1. Field of the Invention
The present invention relates to a gas spectrometer. In particular, the invention relates to a method and apparatus for exciting a plasma in a gas for use in the gas spectrometer.
2. Description of Related Art
Detection and monitoring of gases are of great importance in many applications. For example, often a laboratory instrument to measure gases is required. Harmful fumes can be emitted from industrial site containers (e.g., plating and etching baths). Dangerous gases may be emitted in mines, or anaesthesia gases may fill a surgical operating room. To detect such gases and monitor their concentration, known spectrometers employ an instrument that uses the physical phenomenon known as Raman scattering. Such instruments have a laser that directs an intense beam through a chamber containing a sample of the gas to be measured. The sample gas produces a weak stimulated emission that is frequency (i.e., wavelength) shifted from the original stimulating laser beam. The magnitude of this frequency shift is dependent on the sample gas type.
There are several patents that describe improvements to the methods of measuring Raman scattering. U.S. Pat. No. 5,929,981 to Keilback describes a system for monitoring contamination of optical elements in a Raman gas analyzer. U.S. Pat. No. 5,673,109 to Keilback describes a system and method for increasing the efficiency of a Raman gas analysis system. U.S. Pat. No. 5,521,703 to Mitchell describes a diode laser pumped Raman gas analysis system with reflective hollow tube gas cell. U.S. Pat. No. 5,506,678 to Carlsen et al. describes a system for collecting weakly scattered electromagnetic radiation for a Raman gas analysis system.
Known gas chromatographic analyzers pass a gas mixture down a column where individual gases in the gas mixture adsorb and release from the column walls at different rates. The temperature at which the column walls are maintained will often alter the rate at which particular gases adsorb to the walls. U.S. Pat. No. 6,093,921 to Gaisford et al. describes a microwave heating apparatus for gas chromatographic columns to achieve a controlled temperature profile along the length of the column.
In the background to U.S. Pat. No. 4,654,504 to Sullivan, et al., there is described a detector in which a gas containing chemical compounds to be analyzed is passed through a tube mounted within a resonant cavity that is powered by magnetron of the type used in a microwave oven for the home. U.S. Pat. No. 4,654,504 to Sullivan, et al., incorporated herein by reference, goes on to describe the cooling of the discharge tube by flowing a coolant into thermal communication with an outside surface of the discharge tube so as to reduce the erosion of the inner surface of the discharge tube and attain a satisfactory discharge tube life.
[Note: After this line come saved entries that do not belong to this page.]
template <int BS, int BYTES, bool SEG, int kPend, bool SUMS = false, bool WIN = false>
__global__ void __launch_bounds__(256, AEC_DEC_MINW)
k_decode(const Cfg c, const uint32_t *__restrict__ words, uint64_t nwords, uint64_t end_bit,
         const uint64_t *__restrict__ rsi_off, const SegEntry *__restrict__ seg_table, uint64_t n_rsi,
         uint64_t total_blocks, uint8_t *__restrict__ out, DecResult *res, uint32_t ring_words, uint32_t maxw,
         uint32_t needw, uint8_t *__restrict__ dump, const DecResult *__restrict__ idx,
         const DecResult *__restrict__ batch, uint32_t rsi_per_chunk, SegSum *__restrict__ sums,
         const uint32_t *__restrict__ list, const uint32_t *__restrict__ list_cnt)
{
    static_assert(!SUMS || (SEG && BS != 0), "the summing pass runs per segment on the templated block sizes");
    static_assert(!WIN || (!SEG && !SUMS), "windows are tables of RSI starts");
    if (idx) {
        const uint64_t whole = idx->n_rsi, tail = idx->tail_blocks;
        n_rsi = whole + (tail ? 1u : 0u);
        total_blocks = whole * c.rsi + tail;
        if (SEG) n_rsi *= c.segs_per_rsi;
    }
    extern __shared__ __attribute__((aligned(16))) uint32_t smem[];
    const uint32_t lane = threadIdx.x & 63u, wave = threadIdx.x >> 6;
    const uint64_t nwords_vec = nwords >= 4 ? ((nwords + 3) & ~3ull) - 4 : 0;
    constexpr int BLK = BS * BYTES;
    constexpr bool STG = !SUMS && stg_on(BLK);
    constexpr uint32_t kStgRow = stg_row(BLK), kStgStride = kStgRow + 16u;
    constexpr uint32_t G = STG ? kStgRow / (uint32_t)(BLK ? BLK : 1) : 1u;
    const uint32_t wave_words = (ring_words + 2u) * 64u + (STG ? (64u * kStgStride) / 4u : 0u);
    uint32_t *wbase = smem + (size_t)wave * wave_words;
    uint32_t *col = wbase + lane;
    uint8_t *stage = reinterpret_cast<uint8_t *>(wbase + (ring_words + 2u) * 64u);
    const uint32_t mask = ring_words - 1;

    uint64_t r = ((uint64_t)blockIdx.x * (blockDim.x >> 6) + wave) * 64u + lane;
    bool active = r < n_rsi;
    if (!SEG && list) {
        active = r < *list_cnt;
        r = active ? list[r] : 0u;
    }
    constexpr int DN = BS ? BS : (int)kMaxBlockSize;
    const uint32_t bs = BS ? (uint32_t)BS : c.bs;
    const bool pp = c.flags & F_PREPROCESS;

    uint32_t nb = 0, b0 = 0, x = 0;
    uint64_t start = 0, first_blk = 0;
    if (active) {
        if (SEG) {
            const uint64_t rsi_idx = (r >> 32) ? r / c.segs_per_rsi : (uint64_t)((uint32_t)r / c.segs_per_rsi);
            b0 = (uint32_t)(r - rsi_idx * c.segs_per_rsi) * 64u;
            uint64_t left = total_blocks > rsi_idx * c.rsi ? total_blocks - rsi_idx * c.rsi : 0u;
            if (left > c.rsi) left = c.rsi;
            nb = left <= b0 ? 0u : (left - b0 > 64 ? 64u : (uint32_t)(left - b0));
            if (SUMS) {
                start = rsi_off[r];
            } else {
                const SegEntry e = seg_table[r];
                start = e.bit;
                x = (c.flags & F_SIGNED) ? sign_extend(e.prev, c.bps) : e.prev;
            }
            if (start == ~0ull) {
                start = 0;
                nb = 0;
            }
            first_blk = rsi_idx * c.rsi + b0;
        } else if (batch) {
            const uint64_t sidx = r / rsi_per_chunk;
            const uint32_t rin = (uint32_t)(r - sidx * rsi_per_chunk);
            const uint64_t whole = batch[sidx].n_rsi, tail = batch[sidx].tail_blocks;
            nb = rin < whole ? c.rsi : (rin == whole ? (uint32_t)tail : 0u);
            start = nb ? rsi_off[r] : 0;
            first_blk = r * c.rsi;
        } else {
            uint64_t left = total_blocks - r * c.rsi;
            nb = left > c.rsi ? c.rsi : (uint32_t)left;
            start = rsi_off[r];
            first_blk = r * c.rsi;
        }
    }
    const size_t blk_bytes = (size_t)bs * c.bytes;
    uint8_t *dst = out + (size_t)first_blk * blk_bytes;
    const uint32_t dst_lo = (uint32_t)reinterpret_cast<uintptr_t>(dst), dst_hi = (uint32_t)(reinterpret_cast<uintptr_t>(dst) >> 32);
    uint32_t produced = 0;
    auto flush = [&](uint32_t group) {
        const uint32_t filled = produced * (uint32_t)BLK;
        produced = 0;
        constexpr uint32_t LPR = kStgRow / 16u, RPI = 64u / LPR;
#pragma unroll
        for (uint32_t k = 0; k < LPR; k++) {
            const uint32_t row = k * RPI + lane / LPR, chunk = (lane % LPR) * 16u;
            const uint4 v = *reinterpret_cast<const uint4 *>(stage + row * kStgStride + chunk);
            const uint32_t have = __shfl(filled, (int)row);
            const uintptr_t rbase = (uintptr_t)__shfl(dst_lo, (int)row) | ((uintptr_t)__shfl(dst_hi, (int)row) << 32);
            uint8_t *at = reinterpret_cast<uint8_t *>(rbase) + (size_t)group * kStgRow + chunk;
            uint8_t *q = chunk + 16u <= have ? at : dump + (size_t)lane * 16u;
            typedef uint32_t u32x4 __attribute__((ext_vector_type(4)));
            typedef __attribute__((address_space(1))) u32x4 global_u32x4;
            const u32x4 vv = {v.x, v.y, v.z, v.w};
            if (kStgRow >= 64u)
                __builtin_nontemporal_store(vv, reinterpret_cast<global_u32x4 *>(reinterpret_cast<uintptr_t>(q)));
            else
                *reinterpret_cast<global_u32x4 *>(reinterpret_cast<uintptr_t>(q)) = vv;
            if (BLK == 8) {
                const bool half = have == chunk + 8u;
                if (__any(half)) {
                    typedef uint32_t u32x2 __attribute__((ext_vector_type(2)));
                    typedef __attribute__((address_space(1))) u32x2 global_u32x2;
                    const u32x2 hv = {v.x, v.y};
                    if (half) *reinterpret_cast<global_u32x2 *>(reinterpret_cast<uintptr_t>(at)) = hv;
                }
            }
        }
    };

    const uint64_t a0 = (start >> 5) & ~3ull;
    const uint32_t slot0 = (uint32_t)a0 & mask;
    uint32_t landed = 0;
    for (; landed < ring_words; landed += 4)
        ring_put4(col, slot0, mask, landed, load_words4(words, a0 + landed, nwords));

    RingSrc src{col, slot0, mask, landed, 0u};
    const uint64_t left_bits = end_bit - a0 * 32u;
    const uint32_t end_p = left_bits > 0xFFFFFFF0ull ? 0xFFFFFFF0u : (uint32_t)left_bits;
    uint32_t p = (uint32_t)(start - a0 * 32u);
    WinReader<RingSrc> br;
    if (BS == 0) br.init(src, a0 * 32u, end_bit, p);

    uint4 pend[kPend];
    uint32_t pv[kPend];
#pragma unroll
    for (int j = 0; j < kPend; j++) { pend[j] = make_uint4(0, 0, 0, 0); pv[j] = 0u; }

    uint32_t d[DN];
    uint32_t zrun = 0;
    uint32_t ok = 1u;
    typedef typename SumAcc<BYTES>::type acc_t;
    const acc_t acc_R = (acc_t)(((uint64_t)1 << c.bps) - 1u);
    acc_t acc_P = 0, acc_lo = SumAcc<BYTES>::kLo, acc_hi = SumAcc<BYTES>::kHi;
    uint32_t sum_ref = 0, sum_bad = 0, sum_done = 0;

    constexpr uint32_t UNR = (STG && G % dec_unroll(BS) != 0) ? 1u : dec_unroll(BS);
    constexpr uint32_t OU = (STG && AEC_DEC_OU && G > UNR) ? G / UNR : 1u;
    static_assert(!STG || G % UNR == 0, "a staging row holds whole top-up groups");
    uint32_t b = 0;
    for (; __any(b < nb && ok); b += OU * UNR) {
#pragma unroll
      for (uint32_t ou = 0; ou < OU; ou++) {
        const uint32_t bo = b + ou * UNR;
        const bool live = bo < nb && ok;
        {
            const uint32_t next = BS ? (p >> 5) : br.next;
            if (__any(live && landed - next < needw)) {
#pragma unroll
                for (int j = 0; j < kPend; j++) {
                    if (pv[j]) {
                        ring_put4(col, slot0, mask, landed, pend[j]);
                        landed += 4;
                    }
                    pv[j] = 0u;
                }
                while (__any(live && landed - next < needw)) {
                    uint4 t[kPend];
#pragma unroll
                    for (int j = 0; j < kPend; j++) t[j] = load_words4(words, a0 + landed + 4u * j, nwords);
#pragma unroll
                    for (int j = 0; j < kPend; j++)
                        if (live && landed - next < needw && landed + 4u - next <= ring_words) {
                            ring_put4(col, slot0, mask, landed, t[j]);
                            landed += 4;
                        }
                }
            }
        }

        const uint32_t ref = (pp && b0 + bo == 0) ? 1u : 0u;
        if (BS) {
#pragma unroll
          for (uint32_t uu = 0; uu < UNR; uu++) {
            const uint32_t bb = bo + uu;
            const bool live = bb < nb && ok;
            const uint32_t ref = (pp && b0 + bb == 0) ? 1u : 0u;
            src.limit = landed;
            src.starve = 0u;
            uint32_t nz = 0;
            const bool parse = live && zrun == 0;
            const uint32_t p_save = p;
            uint32_t st;
#pragma nounroll
            for (uint32_t attempt = 0;; attempt++) {
                st = decode_block<(BS ? BS : 2)>(src, p, end_p, d, c, ref, b0 + bb, parse, nz);
                if (attempt != 0 || needw >= maxw || !__any(parse && src.starved())) break;
                const uint32_t first = p_save >> 5;
#pragma unroll
                for (int j = 0; j < kPend; j++) {
                    if (pv[j]) {
                        ring_put4(col, slot0, mask, landed, pend[j]);
                        landed += 4;
                    }
                    pv[j] = 0u;
                }
                while (__any(live && landed + 4u - first <= ring_words)) {
                    if (live && landed + 4u - first <= ring_words) {
                        ring_put4(col, slot0, mask, landed, load_words4(words, a0 + landed, nwords));
                        landed += 4;
                    }
                }
                src.limit = landed;
                src.starve = 0;
                p = p_save;
                nz = 0;
            }
            const bool over = parse && (((p + 31u) >> 5) > landed || (st != DEC_OK && src.starved()));
            if (SUMS) {
                if (parse && (over || st != DEC_OK)) {
                    sum_bad = 1u;
                    ok = 0u;
                } else if (parse && nz) {
                    zrun = nz;
                }
            } else if (over) {
                atomicOr(&res->pad, kDecRedo);
                ok = 0u;
            } else if (parse) {
                if (st != DEC_OK) {
                    report(res, st, SEG ? (first_blk + bb) / c.rsi : r, first_blk + bb);
                    if (batch && st == DEC_DATA_ERROR)
                        atomicMax(&const_cast<DecResult *>(batch)[r / rsi_per_chunk].status, (uint32_t)DEC_DATA_ERROR);
                    ok = 0u;
                } else if (nz) {
                    zrun = nz;
                }
            }
            if (uu == 0) {
#pragma unroll
                for (int j = 0; j < kPend; j++)
                    if (pv[j]) {
                        ring_put4(col, slot0, mask, landed, pend[j]);
                        landed += 4;
                    }
                const uint32_t next = p >> 5;
#pragma unroll
                for (int j = 0; j < kPend; j++) {
                    pv[j] = (live && ok && (landed + 4u * j + 4u - next <= ring_words)) ? 1u : 0u;
                    const uint64_t idx = pv[j] ? a0 + landed + 4u * j : 0;
                    pend[j] = load_words4_nb(words, idx, nwords_vec);
                }
            }
            if (SUMS) {
                const bool st_ok = live && ok;
                const bool rf = ref != 0 && parse;
                if (st_ok) {
                    if (rf) sum_ref = d[0];
                    if (c.flags & F_PREPROCESS) seg_accumulate<DN, acc_t>(d, rf, acc_R, acc_P, acc_lo, acc_hi);
                    sum_done++;
                }
                zrun -= (st_ok && zrun) ? 1u : 0u;
            } else if (STG) {
                const bool st_ok = live && ok;
                store_block<DN, (BYTES ? BYTES : 1)>(stage + lane * kStgStride + (bb % G) * (uint32_t)BLK, d, c,
                                                     ref != 0 && parse, x);
                produced += st_ok ? 1u : 0u;
                zrun -= (st_ok && zrun) ? 1u : 0u;
                if (OU * UNR == G ? (ou * UNR + uu == G - 1u) : ((bb % G) == G - 1u)) flush(bb / G);
            } else {
                const bool st_ok = live && ok;
                uint8_t *q = st_ok ? dst : dump + (size_t)lane * blk_bytes;
                store_block<DN, (BYTES ? BYTES : 1)>(q, d, c, ref != 0 && parse, x);
                dst += st_ok ? blk_bytes : 0;
                zrun -= (st_ok && zrun) ? 1u : 0u;
            }
          }
        } else if (live) {
            br.src.limit = landed;
            bool rf = ref != 0;
            if (zrun == 0) {
                uint32_t nz = 0;
                const uint32_t st = parse_cds<0>(br, d, c, ref, b0 + bo, nz);
                if (br.src.starved()) {
                    atomicOr(&res->pad, kDecRedo);
                    ok = 0u;
                } else if (st != DEC_OK) {
                    report(res, st, r, first_blk + bo);
                    if (batch && st == DEC_DATA_ERROR)
                        atomicMax(&const_cast<DecResult *>(batch)[r / rsi_per_chunk].status, (uint32_t)DEC_DATA_ERROR);
                    ok = 0u;
                } else if (nz) {
                    const uint32_t keep = d[0];
                    for (int i = 0; i < DN; i++) d[i] = 0;
                    if (rf) d[0] = keep;
                    zrun = nz - 1;
                }
            } else {
                zrun--;
                rf = false;
            }
            if (ok) {
                store_block_generic(dst, d, c, rf, x);
                dst += blk_bytes;
                if (rf) d[0] = 0;
            }
        }
    }
    }
    if (STG && (b % G) != 0) flush(b / G);
    if (SUMS) {
        if (active) {
            SegSum o;
            o.sum = (int64_t)acc_P;
            o.lo = (int64_t)acc_lo;
            o.hi = (int64_t)acc_hi;
            o.end = a0 * 32u + p;
            o.ref = sum_ref;
            o.ok = (nb != 0u && !sum_bad && sum_done == nb && zrun == 0u) ? 1u : 0u;
            sums[r] = o;
        }
        return;
    }
    if constexpr (WIN) {
        if (active && ok && nb == c.rsi && r + 1u < n_rsi + rsi_per_chunk) {
            uint64_t e;
            if constexpr (BS != 0) e = a0 * 32u + p;
            else e = br.pos();
            if (c.flags & F_PAD_RSI) e = (e + 7u) & ~7ull;
            if (e != rsi_off[r + 1u]) report(res, DEC_DATA_ERROR, r, first_blk + nb - 1u);
        }
    }
    if (!SEG && active && (list ? first_blk + nb == total_blocks : r + 1 == n_rsi)) res->end_bit = x;
    if (SEG && active && nb && first_blk + nb == total_blocks) res->end_bit = x;
}
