template <int NT>
__device__ __forceinline__ void system_items(const float* poses, const int64_t* __restrict__ ii,
                                             const int64_t* __restrict__ jj, const BaDims& d,
                                             const BaWs& ws, double* sys, int motion_only, int bid,
                                             int nb, SysSmem& sm) {
  float (*red)[64] = sm.red;
  double* Hs = sm.Hs; double* Ms = sm.Ms; double* Ts = sm.Ts; double* vs = sm.vs;
  const int tid = threadIdx.x, lane = tid & 31, warp = tid >> 5;
  const int M = ws.counts[0];
  const int npairs = motion_only ? 0 : ws.counts[2];
  constexpr int kChunk = 4 * NT;
  const int nchunk = (d.hw + kChunk - 1) / kChunk;
  double* H = sys;
  double* bvec = sys + (size_t)d.n * d.n;

  for (int e = nb - 1 - bid; e < d.N; e += nb) {
    const int ix = (int)ii[e], jx = (int)jj[e];
    const int pi = ix - d.t0, pj = jx - d.t0;
    const bool vi_ok = pi >= 0 && pi < d.P, vj_ok = pj >= 0 && pj < d.P;
    if ((!vi_ok && !vj_ok) || ix < 0 || ix >= d.num) continue;
    {
      double ps = 0.0;
      if (lane < kNRed) {
        const int nparts = ws.ntiles * (kTP / 32);
        const float* pp = ws.part + (size_t)e * nparts * kNRed + lane;
#pragma unroll 8
        for (int t = warp; t < nparts; t += NT / 32) ps += (double)pp[(size_t)t * kNRed];
      }
      sm.redd[warp][lane] = ps;
    }
    __syncthreads();
    if (tid < kNRed) {
      double s = 0.0;
#pragma unroll
      for (int wq = 0; wq < NT / 32; ++wq) s += sm.redd[wq][tid];
      if (tid < 21) {
        int a = 0, l = tid;
        while (l >= 6 - a) { l -= 6 - a; ++a; }
        const int b = a + l;
        Hs[a * 6 + b] = s; Hs[b * 6 + a] = s;
      } else {
        vs[tid - 21] = s;
      }
    }
    if (tid >= 32 && tid < 38) {
      const int c = tid - 32;
      GsSE3 G;
      gs_edge_pose(poses, ix, jx, G);
      float X[6], Y[6];
#pragma unroll
      for (int r = 0; r < 6; ++r) X[r] = (r == c) ? 1.0f : 0.0f;
      gs_adjT(G, X, Y);
#pragma unroll
      for (int r = 0; r < 6; ++r) Ms[r * 6 + c] = (double)Y[r];
    }
    __syncthreads();
    if (tid < 36) {
      const int r = tid / 6, c = tid % 6;
      double s = 0.0;
      for (int q = 0; q < 6; ++q) s += Ms[r * 6 + q] * Hs[q * 6 + c];
      Ts[tid] = s;
    }
    __syncthreads();
    if (tid < 36) {
      const int r = tid / 6, c = tid % 6;
      if (vi_ok) {
        double s = 0.0;
        for (int q = 0; q < 6; ++q) s += Ts[r * 6 + q] * Ms[c * 6 + q];
        atomicAdd(&H[(size_t)(6 * pi + r) * d.n + 6 * pi + c], s);
      }
      if (vi_ok && vj_ok) {
        atomicAdd(&H[(size_t)(6 * pi + r) * d.n + 6 * pj + c], -Ts[r * 6 + c]);
        atomicAdd(&H[(size_t)(6 * pj + r) * d.n + 6 * pi + c], -Ts[c * 6 + r]);
      }
      if (vj_ok) atomicAdd(&H[(size_t)(6 * pj + r) * d.n + 6 * pj + c], Hs[r * 6 + c]);
    } else if (tid >= 64 && tid < 70) {
      const int r = tid - 64;
      if (vj_ok) atomicAdd(&bvec[6 * pj + r], vs[r]);
      if (vi_ok) {
        double s = 0.0;
        for (int q = 0; q < 6; ++q) s += Ms[r * 6 + q] * vs[q];
        atomicAdd(&bvec[6 * pi + r], -s);
      }
    }
    __syncthreads();
  }

  const int total = npairs * nchunk;
  const int per = (total + nb - 1) / nb;
  const int u0 = bid * per;
  const int u1 = min(total, u0 + per);
  int cur = -1, pa = 0, pb = 0;
  bool diag = false;
  const float* Ea = nullptr; const float* Eb = nullptr; const float* Qk = nullptr; const float* wk = nullptr;
  float acc[64];
  auto flush = [&]() {
    float lo32[32], hi32[32];
#pragma unroll
    for (int i = 0; i < 32; ++i) { lo32[i] = acc[i]; hi32[i] = acc[32 + i]; }
    const float s0 = warp_transpose_reduce32(lo32, lane);
    const float s1 = warp_transpose_reduce32(hi32, lane);
    red[warp][lane] = s0;
    red[warp][32 + lane] = s1;
    __syncthreads();
    if (tid < 42) {
      double s = 0.0;
#pragma unroll
      for (int wq = 0; wq < NT / 32; ++wq) s += (double)red[wq][tid];
      if (tid < 36) {
        const int r = tid / 6, c = tid % 6;
        atomicAdd(&H[(size_t)(6 * pa + r) * d.n + 6 * pb + c], -s);
        if (!diag) atomicAdd(&H[(size_t)(6 * pb + c) * d.n + 6 * pa + r], -s);
      } else {
        atomicAdd(&bvec[6 * pa + (tid - 36)], -s);
      }
    }
    __syncthreads();
  };
  for (int u = u0; u < u1; ++u) {
    const int p = u / nchunk;
    const int px0 = (u - p * nchunk) * kChunk;
    const int px1 = min(d.hw, px0 + kChunk);
    if (p != cur) {
      if (cur >= 0) flush();
      cur = p;
      int k;
      if (M <= 32) {
        const int v = lane < M ? ws.pair_ptr[lane] : 0x7fffffff;
        k = __popc(__ballot_sync(0xffffffffu, v <= p)) - 1;
      } else {
        int lo = 0, hi = M;
        while (hi - lo > 1) {
          const int mid = (lo + hi) >> 1;
          if (ws.pair_ptr[mid] <= p) lo = mid; else hi = mid;
        }
        k = lo;
      }
      const int e0 = ws.entry_ptr[k];
      const int ne = ws.entry_ptr[k + 1] - e0;
      int q = p - ws.pair_ptr[k];
      int a = 0;
      while (q >= ne - a) { q -= ne - a; ++a; }
      const int b = a + q;
      const int ca = ws.entry_code[e0 + a];
      const int cb = ws.entry_code[e0 + b];
      Ea = (ca >= 0) ? ws.Eij + (size_t)ca * 6 * d.hw : ws.Ei + (size_t)k * 6 * d.hw;
      Eb = (cb >= 0) ? ws.Eij + (size_t)cb * 6 * d.hw : ws.Ei + (size_t)k * 6 * d.hw;
      pa = (ca >= 0) ? ws.edge_j[ca] - d.t0 : -ca - 1;
      pb = (cb >= 0) ? ws.edge_j[cb] - d.t0 : -cb - 1;
      Qk = ws.Q + (size_t)k * d.hw;
      wk = ws.w + (size_t)k * d.hw;
      diag = a == b;
#pragma unroll
      for (int i = 0; i < 64; ++i) acc[i] = 0.f;
    }
    float qv[kChunk / NT], wv[kChunk / NT], ea[kChunk / NT][6], eb[kChunk / NT][6];
#pragma unroll
    for (int v = 0; v < kChunk / NT; ++v) {
      const int px = px0 + tid + v * NT;
      const bool ok = px < px1;
      qv[v] = ok ? Qk[px] : 0.f;
      wv[v] = (ok && diag) ? wk[px] : 0.f;
#pragma unroll
      for (int r = 0; r < 6; ++r) {
        ea[v][r] = ok ? Ea[(size_t)r * d.hw + px] : 0.f;
        eb[v][r] = ok ? Eb[(size_t)r * d.hw + px] : 0.f;
      }
    }
#pragma unroll
    for (int v = 0; v < kChunk / NT; ++v) {
#pragma unroll
      for (int r = 0; r < 6; ++r) ea[v][r] *= qv[v];
#pragma unroll
      for (int r = 0; r < 6; ++r)
#pragma unroll
        for (int c = 0; c < 6; ++c) acc[r * 6 + c] += ea[v][r] * eb[v][c];
#pragma unroll
      for (int r = 0; r < 6; ++r) acc[36 + r] += ea[v][r] * wv[v];
    }
  }
  if (cur >= 0) flush();
}

__global__ void __launch_bounds__(256)
ba_system_kernel(const float* poses, const int64_t* __restrict__ ii,
                 const int64_t* __restrict__ jj, BaDims d, BaWs ws, int motion_only) {
  __shared__ SysSmem sm;
  if (ws.counts[4]) return;
  system_items<256>(poses, ii, jj, d, ws, ws.sys, motion_only, blockIdx.x, gridDim.x, sm);
}

constexpr int kMaxPeers = 8;
struct SysSrc {
  const double* p[kMaxPeers];
  int n;
  const unsigned* flags;
  unsigned epoch;
  int* timeout;
};
struct PeerRows {
  float* p[kMaxPeers];
  int n;
};
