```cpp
int lstm_pointwise_fwd(int dt, const float* gpre, const float* c_prev, float* c_new, void* h_next, long ld_next, void* h_up, long ld_up,
                       int rows, int H, hipStream_t stream) {
  const dim3 grid((unsigned)cdiv((long)rows * H, 256));
  if (dt == DT_F32)
    hipLaunchKernelGGL((lstm_pointwise_fwd_kernel<float>), grid, dim3(256), 0, stream, gpre, c_prev, (float*)nullptr, c_new, (float*)h_next, ld_next,
                       (float*)h_up, ld_up, (float*)nullptr, 0l, rows, H);
  else
    hipLaunchKernelGGL((lstm_pointwise_fwd_kernel<bf16_t>), grid, dim3(256), 0, stream, gpre, c_prev, (float*)nullptr, c_new, (bf16_t*)h_next,
                       ld_next, (bf16_t*)h_up, ld_up, (bf16_t*)nullptr, 0l, rows, H);
  GIC_CHECK_LAUNCH("lstm_pointwise_fwd");
  return GIC_OK;
}

int embed_scatter_time(const float* dx, long ld, const int64_t* ids, float* d_embed, int B, int L, int E, int V, hipStream_t stream, long ids_stride) {
  if (ids_stride <= 0) ids_stride = L;
  GIC_PROPAGATE(fill_zero(d_embed, (size_t)V * E * sizeof(float), stream));
  if (L > 1 && det_mode())
    return det_scatter(dx, DT_F32, ld, B, ids, B, ids_stride, 1, (long)(L - 1) * B, d_embed, E, 1, E, V, stream);
  if (L > 1) {
    const long total = (long)(L - 1) * B * E;
    const int grid = (int)((total + 255) / 256 > 2048 ? 2048 : (total + 255) / 256);
    hipLaunchKernelGGL(embed_scatter_time_kernel, dim3(grid), dim3(256), 0, stream, dx, ld, ids, ids_stride, d_embed, B, L, E, V);
    GIC_CHECK_LAUNCH("embed_scatter_time");
  }
  return GIC_OK;
}

}

using namespace gic;
// ... 316 lines not shown
```

### gan-image-captioning_amd/csrc/disc.hip

```cpp
#include <stdlib.h>
#include "../../include/gicap.h"
#include "kernels.h"

namespace gic {
namespace {

constexpr int kMaxTaps = 32;
constexpr int kOutDim = 100;
constexpr int kOutPad = 104;

struct ConvMeta {
  int nconv, F, Fp, s;
  int fsize[GIC_MAX_CONVS], nfilt[GIC_MAX_CONVS], foff[GIC_MAX_CONVS];
  const float* w[GIC_MAX_CONVS];
  const float* b[GIC_MAX_CONVS];
  float* dw[GIC_MAX_CONVS];
  float* db[GIC_MAX_CONVS];
};

__device__ __forceinline__ int conv_of(const ConvMeta& cm, int col) {
  int k = 0;
  while (k + 1 < cm.nconv && col >= cm.foff[k + 1]) ++k;
  return k;
}
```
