# centreborelli/sat-bundleadjust

Hardware: AMD Instinct MI355X
Metric: LM iters/sec at 200 cams x 1M pts x 10M obs (affine, R+T) (higher is better)
Workload: dtype f64; 1 GPU; C4: 200 cams x 1000000 pts x 9998866 obs, affine, correction R+T, 1 fixed camera, seed 1; obs_per_rank0=9998866

## Files before the change

### sat-bundleadjust_amd/csrc/satba_capi.hip

```cpp
#include <hip/hip_runtime.h>

#include <algorithm>
#include <atomic>
#include <chrono>
#include <cmath>
#include <cstdarg>
#include <cstdio>
#include <cstdlib>
#include <cstring>
#include <new>
#include <string>
#include <thread>
#include <vector>

#include "../../include/satba.h"
#include "satba_chol.h"
#include "satba_kernels.h"
#include "satba_layout.h"
#include "satba_lm.h"
#include "satba_lmdev.h"
#include "satba_outliers.h"
#include "satba_triangulate.h"
#include "satba_tracks.h"
#include "satba_ftracks.h"
#include "satba_match.h"
#include "satba_rpcfit.h"
#include "satba_camapprox.h"
#include "satba_schur.h"
#include "satba_schur_items.h"

#include <dlfcn.h>

namespace {
struct Roctx {
    int (*push)(const char*) = nullptr;
    int (*pop)() = nullptr;
    Roctx() {
        for (const char* name : {"librocprofiler-sdk-roctx.so", "librocprofiler-sdk-roctx.so.1", "libroctx64.so", "libroctx64.so.4"}) {
            if (void* h = dlopen(name, RTLD_LAZY | RTLD_GLOBAL)) {
                push = reinterpret_cast<int (*)(const char*)>(dlsym(h, "roctxRangePushA"));
                pop = reinterpret_cast<int (*)()>(dlsym(h, "roctxRangePop"));
                if (push && pop) return;
                push = nullptr; pop = nullptr;
            }
        }
    }
};
inline const Roctx& roctx() { static const Roctx r; return r; }
struct Range {
    bool on;
    explicit Range(const char* name) : on(roctx().push != nullptr) { if (on) roctx().push(name); }
    ~Range() { if (on) roctx().pop(); }
};
}

using namespace satba;

static thread_local std::string g_err;

static int fail(int code, const char* fmt, ...) {
    char buf[512];
    va_list ap;
    va_start(ap, fmt);
    vsnprintf(buf, sizeof buf, fmt, ap);
    va_end(ap);
    g_err = buf;
    return code;
}

#define HIP_TRY(expr)                                                                                   \
    do {                                                                                                \
        hipError_t e_ = (expr);                                                                         \
        if (e_ != hipSuccess) return fail(SATBA_E_HIP, "%s: %s (%s:%d)", #expr, hipGetErrorString(e_), __FILE__, __LINE__); \
    } while (0)

constexpr int RED_SLOTS = 8, RED_MAX_GRID = 2048, RED_MAX_NV = 4;
struct SchurItems { int2* items = nullptr; SchurItem* desc = nullptr; int n_blocks = 0; };
static_assert(sizeof(SchurItemKey) == sizeof(int2) && offsetof(SchurItemKey, pair) == offsetof(int2, x) && offsetof(SchurItemKey, chunk) == offsetof(int2, y), "uploaded as int2");
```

However, known analysis systems that analyze the gases out of such gas chromatographic systems do not have a solid-state signal power source that sustains the gas in a plasma state for the analysis of the spectra of the light emitted from the plasma.
It is an object to the present invention to provide an emission source with a long life discharge tube. It is another object of this invention to provide a solid state power source for a signal that sustains a plasma in an emission source. It is a further object of the present invention to provide an emission source within a discharge tube sustained by a low cost simple solid-state signal power source.
These and other objects are achieved in a gas plasma emission source that includes a solid state signal power source coupled to a resonant cavity.
Alternatively, these and other objects are achieved in an atomic emission detector that includes a solid state signal power source coupled to a resonant cavity and a spectrographic detector to sense atomic emissions from a gas within the resonant cavity.
In another alternative embodiment, these and other objects are achieved with a method of sustaining a plasma that includes passing a gas through a resonant cavity and exciting the resonant cavity with signal power from a solid state power source to sustain the plasma in the gas.
In yet another embodiment of the invention, these and other objects are achieved with a method of using a solid state power source that includes passing a gas through a resonant cavity and coupling sufficient signal power from an output of the solid state power source to sustain a plasma in the gas where the sufficient power is less than 300 watts.